To also help with testing I defined (in the test functions not the package itself obviously) some failure vectors that stores test failures, and a retry function for retrying those failures.

Will merge after I test it a bit more inside DelaunayTriangulation.jl.

[DanielVandH]

As a comparison, on this PR

julia> @benchmark incircle((nextfloat(1.0), eps()), (4eps()/3, -4eps()/3), (eps(), prevfloat(1.0)), (1.0, 1.0))
BenchmarkTools.Trial: 10000 samples with 204 evaluations.
 Range (min … max):  359.314 ns …  42.923 μs  ┊ GC (min … max): 0.00% … 0.00%
 Time  (median):     433.333 ns               ┊ GC (median):    0.00%
 Time  (mean ± σ):   597.103 ns ± 866.459 ns  ┊ GC (mean ± σ):  0.00% ± 0.00%

  ▄█▅▅▅▄▅▂▁▁▁ ▁                   ▂▁▃▁                          ▁
  ██████████████▇██▇▆▆▅█▅▇▅▆▆▇▇▇▆▇██████▇▇▆▆▅▅▅▅▄▅▂▄▅▄▃▄▃▃▄▅▄▂▅ █
  359 ns        Histogram: log(frequency) by time       2.05 μs <

 Memory estimate: 0 bytes, allocs estimate: 0.

while on main

julia> @benchmark incircle((nextfloat(1.0), eps()), (4eps()/3, -4eps()/3), (eps(), prevfloat(1.0)), (1.0, 1.0))
BenchmarkTools.Trial: 10000 samples with 112 evaluations.
 Range (min … max):  766.964 ns …   5.227 μs  ┊ GC (min … max): 0.00% … 0.00%
 Time  (median):       1.692 μs               ┊ GC (median):    0.00%
 Time  (mean ± σ):     1.793 μs ± 401.194 ns  ┊ GC (mean ± σ):  0.00% ± 0.00%

  ▃▁▁                  █▄▄▃▂▂▂▁▁▁▁▁▁▁▁▁▁                        ▁
  ███▆▆▅▆▆▃▅▅▃▃▃▄▁▃▁▁▃▄█████████████████████▇▇▇▇▇▇▇▇▇▆▆▆▆▇▆▆▅▅▇ █
  767 ns        Histogram: log(frequency) by time        3.4 μs <

 Memory estimate: 0 bytes, allocs estimate: 0.

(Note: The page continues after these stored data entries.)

int tpc_mpc_last_flags(tpc_mpc_handle h, uint32_t* flags, int32_t* iters) {
    return guarded(h, [&]() -> int {
        if (!h) return fail(nullptr, TPC_MPC_ERR_BAD_ARG, "null handle");
        if (!h->one_valid) return fail(h, TPC_MPC_ERR_BAD_ARG, "no tpc_mpc_solve_one on this handle yet");
        if (flags) *flags = h->one_flags;
        if (iters) *iters = h->one_iters;
        return TPC_MPC_OK;
    });
}

int tpc_mpc_solve_batch_general(tpc_mpc_handle h, const tpc_mpc_params* p,
                                const tpc_mpc_general_io* io, uint32_t* flags_out, int mem,
                                void* stream) {
    return guarded(h, [&]() -> int {
        int rc = check_common(h, p);
        if (rc) return rc;
        rc = check_general_io(h, io, mem);
        if (rc) return rc;
        if (io->n == 0) { if (flags_out) *flags_out = 0; return TPC_MPC_OK; }
        if (!io->A || !io->B || !io->C || !io->Q || !io->R || !io->lower || !io->upper || !io->x0 ||
            !io->targets || !io->u0)
            return fail(h, TPC_MPC_ERR_BAD_ARG, "null batch pointer");
        HIP_TRY(h, hipSetDevice(h->device));
        hipStream_t s = (hipStream_t)stream;
        const int64_t es = (int64_t)esize(p->dtype);
        const int I = io->inputs, H = p->horizon;
        const int64_t n = io->n;
        const int algo = pick_algo(h, p->algo, I, H, n, p->dtype, fma_general_usable(H, io->controls_inout, io->v_inout), false,
                                   group_general_usable(p->dtype, H, io->controls_inout, io->v_inout));
        if (algo < 0) return fail(h, TPC_MPC_ERR_BAD_HORIZON, "the WAVE kernel exists for the specialised horizons with inputs*horizon <= 64 only; use LANE or AUTO");
        StreamOrderScope order(h, s);
        rc = order.begin();
        if (rc) return rc;

        GeneralArgs a;
        std::memset(&a, 0, sizeof(a));
        a.n = n;
        a.shift_controls = 1;
        const int64_t lds = (n + 63) / 64 * 64;
        const int comps[12] = {4, 2 * I, 2, 2, I, I, I, 2, 2 * H, H * I, H * I, I};
        int64_t off[13] = {0};
        char* b = nullptr;
        if (mem == TPC_MPC_DEVICE) {
            a.ld = io->ld;
            a.A = io->A; a.B = io->B; a.C = io->C; a.Q = io->Q; a.R = io->R; a.lo = io->lower; a.hi = io->upper;
            a.x0 = io->x0; a.targets = io->targets; a.controls = io->controls_inout; a.v = io->v_inout;
            a.u0 = io->u0; a.iters = io->iters;
        } else {
            const void* src[12] = {io->A, io->B, io->C, io->Q, io->R, io->lower, io->upper, io->x0, io->targets,
                                   io->controls_inout, io->v_inout, nullptr};
            int64_t total = 0;
            for (int c = 0; c < 12; ++c) { off[c] = total; total += pad256((int64_t)comps[c] * lds * es); }
            off[12] = total;
            total += pad256(n * 4);
            rc = ensure(h, &h->stage, &h->stage_bytes, total);
            if (rc) return rc;
            b = (char*)h->stage;
            for (int c = 0; c < 11; ++c)
                if (src[c])
                    HIP_TRY(h, copy_rows(b + off[c], lds * es, src[c], io->ld * es, n * es, comps[c],
                                         hipMemcpyHostToDevice, s));
            a.ld = lds;
            a.A = b + off[0]; a.B = b + off[1]; a.C = b + off[2]; a.Q = b + off[3]; a.R = b + off[4];
            a.lo = b + off[5]; a.hi = b + off[6]; a.x0 = b + off[7]; a.targets = b + off[8];
            a.controls = io->controls_inout ? b + off[9] : nullptr;
            a.v = io->v_inout ? b + off[10] : nullptr;
            a.u0 = b + off[11];
            a.iters = io->iters ? (int32_t*)(b + off[12]) : nullptr;
        }
        a.flags = h->ws_words + 1;
        a.work_hint = take_hint(h, n);
        const bool fix = wants_cap_resolve(p, algo) && !a.controls && !a.v;
        if (fix && !a.iters) {
            rc = cap_iters_buffer(h, n, &a.iters);
            if (rc) return rc;
        }
        if (fix) {
            rc = resolve_reserve(h, H, p->dtype, n);
            if (rc) return rc;
        }

        Workspace ws;
        rc = prepare_workspace(h, algo, H, p->dtype, n, &ws, 1);
        if (rc) return rc;
        HIP_TRY(h, hipMemsetAsync(h->ws_words + 1, 0, sizeof(uint32_t), s));
        hipError_t e = dispatch_general(algo, I, H, p->dtype, a, knobs_of(p), ws, s);
        if (e == hipSuccess && fix) {
            Workspace ws2;
            rc = resolve_workspace(h, H, p->dtype, n, &ws2);
            if (rc) return rc;
            e = resolve_general(I, H, a, knobs_of(p), ws2, s);
        }
        if (e != hipSuccess) return hip_fail(h, e, "kernel launch");
        if (mem == TPC_MPC_HOST) {
            const int64_t hp = io->ld * es, dp = lds * es, w = n * es;
            HIP_TRY(h, copy_rows(io->u0, hp, a.u0, dp, w, I, hipMemcpyDeviceToHost, s));
            if (io->controls_inout)
                HIP_TRY(h, copy_rows(io->controls_inout, hp, a.controls, dp, w, H * I, hipMemcpyDeviceToHost, s));
            if (io->v_inout) HIP_TRY(h, copy_rows(io->v_inout, hp, a.v, dp, w, H * I, hipMemcpyDeviceToHost, s));
            if (io->iters) HIP_TRY(h, hipMemcpyAsync(io->iters, a.iters, n * 4, hipMemcpyDeviceToHost, s));
            HIP_TRY(h, hipStreamSynchronize(s));
        }
        rc = order.end();
        if (rc) return rc;
        return finish_flags(h, flags_out, s);
    });
}

int tpc_mpc_solve_batch_general_backward(tpc_mpc_handle h, const tpc_mpc_params* p, const tpc_mpc_general_io* io,
                                         const tpc_mpc_general_grad* g, uint32_t* flags_out, int mem, void* stream) {
    return guarded(h, [&]() -> int {
        int rc = check_common(h, p, true);
        if (rc) return rc;
        if (p->dtype != TPC_MPC_F64)
            return fail(h, TPC_MPC_ERR_BAD_ARG, "tpc_mpc_solve_batch_general_backward is fp64 only: p->dtype must be TPC_MPC_F64");
        rc = check_general_io(h, io, mem);
        if (rc) return rc;
        if (!g) return fail(h, TPC_MPC_ERR_BAD_ARG, "null gradient struct");
        if (h->host_only && mem == TPC_MPC_DEVICE)
            return fail(h, TPC_MPC_ERR_NO_DEVICE, "host-only handle (TPC_MPC_DEVICE_NONE): the backward pass takes HOST memory only");
        if (io->n == 0) { if (flags_out) *flags_out = 0; return TPC_MPC_OK; }
        if (!io->A || !io->B || !io->C || !io->Q || !io->R || !io->lower || !io->upper || !io->x0 || !io->targets)
            return fail(h, TPC_MPC_ERR_BAD_ARG, "null batch pointer");
        if (!g->controls || !g->grad_controls) return fail(h, TPC_MPC_ERR_BAD_ARG, "null controls / grad_controls");
        const int I = io->inputs, H = p->horizon;
        const int64_t n = io->n;
        const void* src[11] = {io->A, io->B, io->C, io->Q, io->R, io->lower, io->upper, io->x0, io->targets,
                               g->controls, g->grad_controls};
        void* dst[10] = {g->dA, g->dB, g->dC, g->dQ, g->dR, g->dlower, g->dupper, g->dx0, g->dtargets, g->kkt_residual};
        const int comps[21] = {4, 2 * I, 2, 2, I, I, I, 2, 2 * H, H * I, H * I,
                               4, 2 * I, 2, 2, I, I, I, 2, 2 * H, 1};
        auto bind = [](grad::Args* a, const void* const* in, void* const* out) {
            a->A = (const double*)in[0]; a->B = (const double*)in[1]; a->C = (const double*)in[2];
            a->Q = (const double*)in[3]; a->R = (const double*)in[4]; a->lo = (const double*)in[5];
            a->hi = (const double*)in[6]; a->x0 = (const double*)in[7]; a->targets = (const double*)in[8];
            a->u = (const double*)in[9]; a->g = (const double*)in[10];
            a->dA = (double*)out[0]; a->dB = (double*)out[1]; a->dC = (double*)out[2]; a->dQ = (double*)out[3];
            a->dR = (double*)out[4]; a->dlo = (double*)out[5]; a->dhi = (double*)out[6]; a->dx0 = (double*)out[7];
            a->dtargets = (double*)out[8]; a->kkt = (double*)out[9];
        };
        grad::Args a;
        std::memset(&a, 0, sizeof(a));
        a.n = n;
        if (h->host_only) {
            a.ld = io->ld;
            bind(&a, src, dst);
            const uint32_t f = grad_general_host(I, H, a);
            if (flags_out) *flags_out = f;
            return TPC_MPC_OK;
        }
        HIP_TRY(h, hipSetDevice(h->device));
        hipStream_t s = (hipStream_t)stream;
        StreamOrderScope order(h, s);
        rc = order.begin();
        if (rc) return rc;
        rc = ensure(h, &h->grad_ws, &h->grad_ws_bytes, pad256(grad_scratch_bytes(I, H, n)));
        if (rc) return rc;
        const int64_t lds = (n + 63) / 64 * 64;
        int64_t off[21] = {0};
        if (mem == TPC_MPC_DEVICE) {
            a.ld = io->ld;
            bind(&a, src, dst);
        } else {
            int64_t total = 0;
            for (int c = 0; c < 21; ++c) { off[c] = total; total += pad256((int64_t)comps[c] * lds * 8); }
            rc = ensure(h, &h->stage, &h->stage_bytes, total);
            if (rc) return rc;
            char* b = (char*)h->stage;
// ... 177 lines not shown
            else HIP_TRY(h, hipMemsetAsync(w + off[c], 0, (size_t)((int64_t)comps[c] * ldw * es), s));
        }
        const void* d_nlt = new_last_targets;
        int64_t ld_nlt = ld, ld_out = ld;
        char *d_ctrl = (char*)controls_out, *d_states = (char*)states_out, *d_seq = (char*)sequences_out;
        int32_t* d_iters = iters_out;
        int32_t* d_status = polished ? q->status : nullptr;
        char *d_rin = polished ? (char*)q->residual_in : nullptr, *d_rout = polished ? (char*)q->residual_out : nullptr;
        if (host) {
            const int64_t s_nlt = 0, s_ctrl = s_nlt + pad256((int64_t)steps * 2 * ldw * es);
            const int64_t s_states = s_ctrl + pad256((int64_t)steps * I * ldw * es);
            const int64_t s_iters = s_states + pad256((int64_t)steps * 2 * ldw * es);
            const int64_t s_seq = s_iters + pad256((int64_t)steps * ldw * 4);
            const int64_t s_status = s_seq + (sequences_out ? pad256((int64_t)steps * H * I * ldw * es) : 0);
            const int64_t s_rin = s_status + (d_status ? pad256((int64_t)steps * ldw * 4) : 0);
            const int64_t s_rout = s_rin + (d_rin ? pad256((int64_t)steps * ldw * 8) : 0);
            const int64_t s_end = s_rout + (d_rout ? pad256((int64_t)steps * ldw * 8) : 0);
            rc = ensure(h, &h->stage, &h->stage_bytes, s_end);
            if (rc) return rc;
            char* b = (char*)h->stage;
            if (new_last_targets) {
                HIP_TRY(h, copy_rows(b + s_nlt, ldw * es, new_last_targets, ld * es, n * es, (int64_t)steps * 2,
                                     hipMemcpyHostToDevice, s));
                d_nlt = b + s_nlt;
            }
            ld_nlt = ld_out = ldw;
            d_ctrl = b + s_ctrl;
            d_states = states_out ? b + s_states : nullptr;
            d_iters = iters_out ? (int32_t*)(b + s_iters) : nullptr;
            d_seq = sequences_out ? b + s_seq : nullptr;
            if (d_status) d_status = (int32_t*)(b + s_status);
            if (d_rin) d_rin = b + s_rin;
            if (d_rout) d_rout = b + s_rout;
        }

        GeneralArgs a;
        std::memset(&a, 0, sizeof(a));
        a.n = n; a.ld = ldw; a.shift_controls = 1;
        a.A = w + off[0]; a.B = w + off[1]; a.C = w + off[2]; a.Q = w + off[3]; a.R = w + off[4];
        a.lo = w + off[5]; a.hi = w + off[6];
        a.x0 = w + off[7]; a.targets = w + off[8]; a.controls = w + off[9]; a.v = w + off[10]; a.u0 = w + off[11];
        a.iters = (int32_t*)(w + o_iters);
        a.flags = h->ws_words + 1;

        RolloutStepArgs r;
        std::memset(&r, 0, sizeof(r));
        r.n = n; r.ld = ldw; r.ld_out = ld_out; r.ld_nlt = ld_nlt; r.I = I; r.H = H; r.steps = steps;
        r.A = a.A; r.B = a.B; r.C = a.C;
        r.x = w + off[7]; r.targets = w + off[8]; r.controls = w + off[9]; r.new_last_targets = d_nlt;
        r.controls_out = d_ctrl; r.states_out = d_states;
        r.iters_step = a.iters; r.iters_out = d_iters; r.sequences_out = d_seq;
        if (plant_abc) {
            HIP_TRY(h, copy_rows(w + o_pa, ldw * es, plant->A, ld * es, n * es, 4, in_kind, s));
            HIP_TRY(h, copy_rows(w + o_pb, ldw * es, plant->B, ld * es, n * es, 2 * I, in_kind, s));
            HIP_TRY(h, copy_rows(w + o_pc, ldw * es, plant->C, ld * es, n * es, 2, in_kind, s));
            r.A = w + o_pa; r.B = w + o_pb; r.C = w + o_pc;
        }
        if (plant_d) {
            r.disturbance = plant->disturbance; r.ld_d = plant->ld_d;
            if (host) {
                HIP_TRY(h, copy_rows(w + o_pd, ldw * es, plant->disturbance, plant->ld_d * es, n * es, (int64_t)steps * 2,
                                     hipMemcpyHostToDevice, s));
                r.disturbance = w + o_pd; r.ld_d = ldw;
            }
        }

        polish::Args pa;
        std::memset(&pa, 0, sizeof(pa));
        if (polished) {
            pa.n = n; pa.ld = ldw; pa.tol = q->tol; pa.max_rounds = q->max_rounds;
            pa.A = (const double*)a.A; pa.B = (const double*)a.B; pa.C = (const double*)a.C; pa.Q = (const double*)a.Q;
            pa.R = (const double*)a.R; pa.lo = (const double*)a.lo; pa.hi = (const double*)a.hi;
            pa.x0 = (const double*)r.x; pa.targets = (const double*)r.targets; pa.u = (double*)(w + off[9]);
        }

        Workspace ws;
        rc = prepare_workspace(h, algo, H, p->dtype, n, &ws, 1);
        if (rc) return rc;
        HIP_TRY(h, hipMemsetAsync(h->ws_words + 1, 0, sizeof(uint32_t), s));
        const Knobs kn = knobs_of(p);
        for (int st = 0; st < steps; ++st) {
            hipError_t e = dispatch_general(algo, I, H, p->dtype, a, kn, ws, s);
            if (e != hipSuccess) return hip_fail(h, e, "kernel launch");
            r.step = st;
            if (polished) {
                pa.status = d_status ? d_status + (int64_t)st * ld_out : nullptr;
                pa.res_in = d_rin ? (double*)d_rin + (int64_t)st * ld_out : nullptr;
                pa.res_out = d_rout ? (double*)d_rout + (int64_t)st * ld_out : nullptr;
                e = launch_rollout_polish_step(I, pa, r, h->grad_ws, h->ws_words + 1, s);
            } else {
                e = launch_rollout_step(p->dtype, r, s);
            }
            if (e != hipSuccess) return hip_fail(h, e, "rollout step launch");
        }
        if (io->controls_inout)
            HIP_TRY(h, copy_rows(io->controls_inout, ld * es, w + off[9], ldw * es, n * es, H * I, out_kind, s));
        if (io->v_inout) HIP_TRY(h, copy_rows(io->v_inout, ld * es, w + off[10], ldw * es, n * es, H * I, out_kind, s));
        if (host) {
            HIP_TRY(h, copy_rows(controls_out, ld * es, d_ctrl, ldw * es, n * es, (int64_t)steps * I, hipMemcpyDeviceToHost, s));
            if (states_out)
                HIP_TRY(h, copy_rows(states_out, ld * es, d_states, ldw * es, n * es, (int64_t)steps * 2, hipMemcpyDeviceToHost, s));
            if (iters_out)
                HIP_TRY(h, copy_rows(iters_out, ld * 4, d_iters, ldw * 4, n * 4, steps, hipMemcpyDeviceToHost, s));
            if (sequences_out)
                HIP_TRY(h, copy_rows(sequences_out, ld * es, d_seq, ldw * es, n * es, (int64_t)steps * H * I,
                                     hipMemcpyDeviceToHost, s));
            if (d_status)
                HIP_TRY(h, copy_rows(q->status, ld * 4, d_status, ldw * 4, n * 4, steps, hipMemcpyDeviceToHost, s));
            if (d_rin)
                HIP_TRY(h, copy_rows(q->residual_in, ld * 8, d_rin, ldw * 8, n * 8, steps, hipMemcpyDeviceToHost, s));
            if (d_rout)
                HIP_TRY(h, copy_rows(q->residual_out, ld * 8, d_rout, ldw * 8, n * 8, steps, hipMemcpyDeviceToHost, s));
            HIP_TRY(h, hipStreamSynchronize(s));
        }
        rc = order.end();
        if (rc) return rc;
        return finish_flags(h, flags_out, s);
    });
}

}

Delaunator.jl's version is comparable,

julia> @benchmark Delaunator.incircle((nextfloat(1.0), eps()), (4eps()/3, -4eps()/3), (eps(), prevfloat(1.0)), (1.0, 1.0))
BenchmarkTools.Trial: 10000 samples with 200 evaluations.
 Range (min … max):  408.000 ns …   2.918 μs  ┊ GC (min … max): 0.00% … 0.00%
 Time  (median):       1.133 μs               ┊ GC (median):    0.00%
 Time  (mean ± σ):     1.199 μs ± 309.719 ns  ┊ GC (mean ± σ):  0.00% ± 0.00%

  ▂▃                     █▅▅▄▃▃▃▂▂▂▂▂▁▁▁                        ▁
  ███▇▇▇▅▇▆▅▆▇▇▆▇█▅▅▅▄▅▃▆█████████████████▇███▇▇██▇▇█▇▇▇▆▇▆▇▇▇▅ █
  408 ns        Histogram: log(frequency) by time       2.26 μs <

 Memory estimate: 0 bytes, allocs estimate: 0.

Would show the other benchmarks but I can't figure out why even

p, q, r, s = (nextfloat(1.0), eps()), (4eps()/3, -4eps()/3), (eps(), prevfloat(1.0)), (1.0, 1.0)
@benchmark incircle($(Ref(p))[], $(Ref(q))[], $(Ref(r))[], $(Ref(s))[])
p, q, r, s = (nextfloat(1.0), eps(), -eps()), (4eps()/3, -4eps()/3, 3eps()), (eps(), prevfloat(1.0), -2eps()), (1.0, 1.0, 1.0)
@benchmark orient3($(Ref(p))[], $(Ref(q))[], $(Ref(r))[], $(Ref(s))[])
p, q, r, s, t = (nextfloat(1.0), eps(), -eps()), (4eps()/3, -4eps()/3, 3eps()), (eps(), prevfloat(1.0), -2eps()), (1.0, 1.0, 1.0), (0.0, -1.0, nextfloat(1.0))
@benchmark insphere($(Ref(p))[], $(Ref(q))[], $(Ref(r))[], $(Ref(s))[], $(Ref(t))[])

gives results on the order 1nanosecond only for orient3 and insphere and I don't remember the other tricks for it. Don't really mind, at least the old approach can be replaced.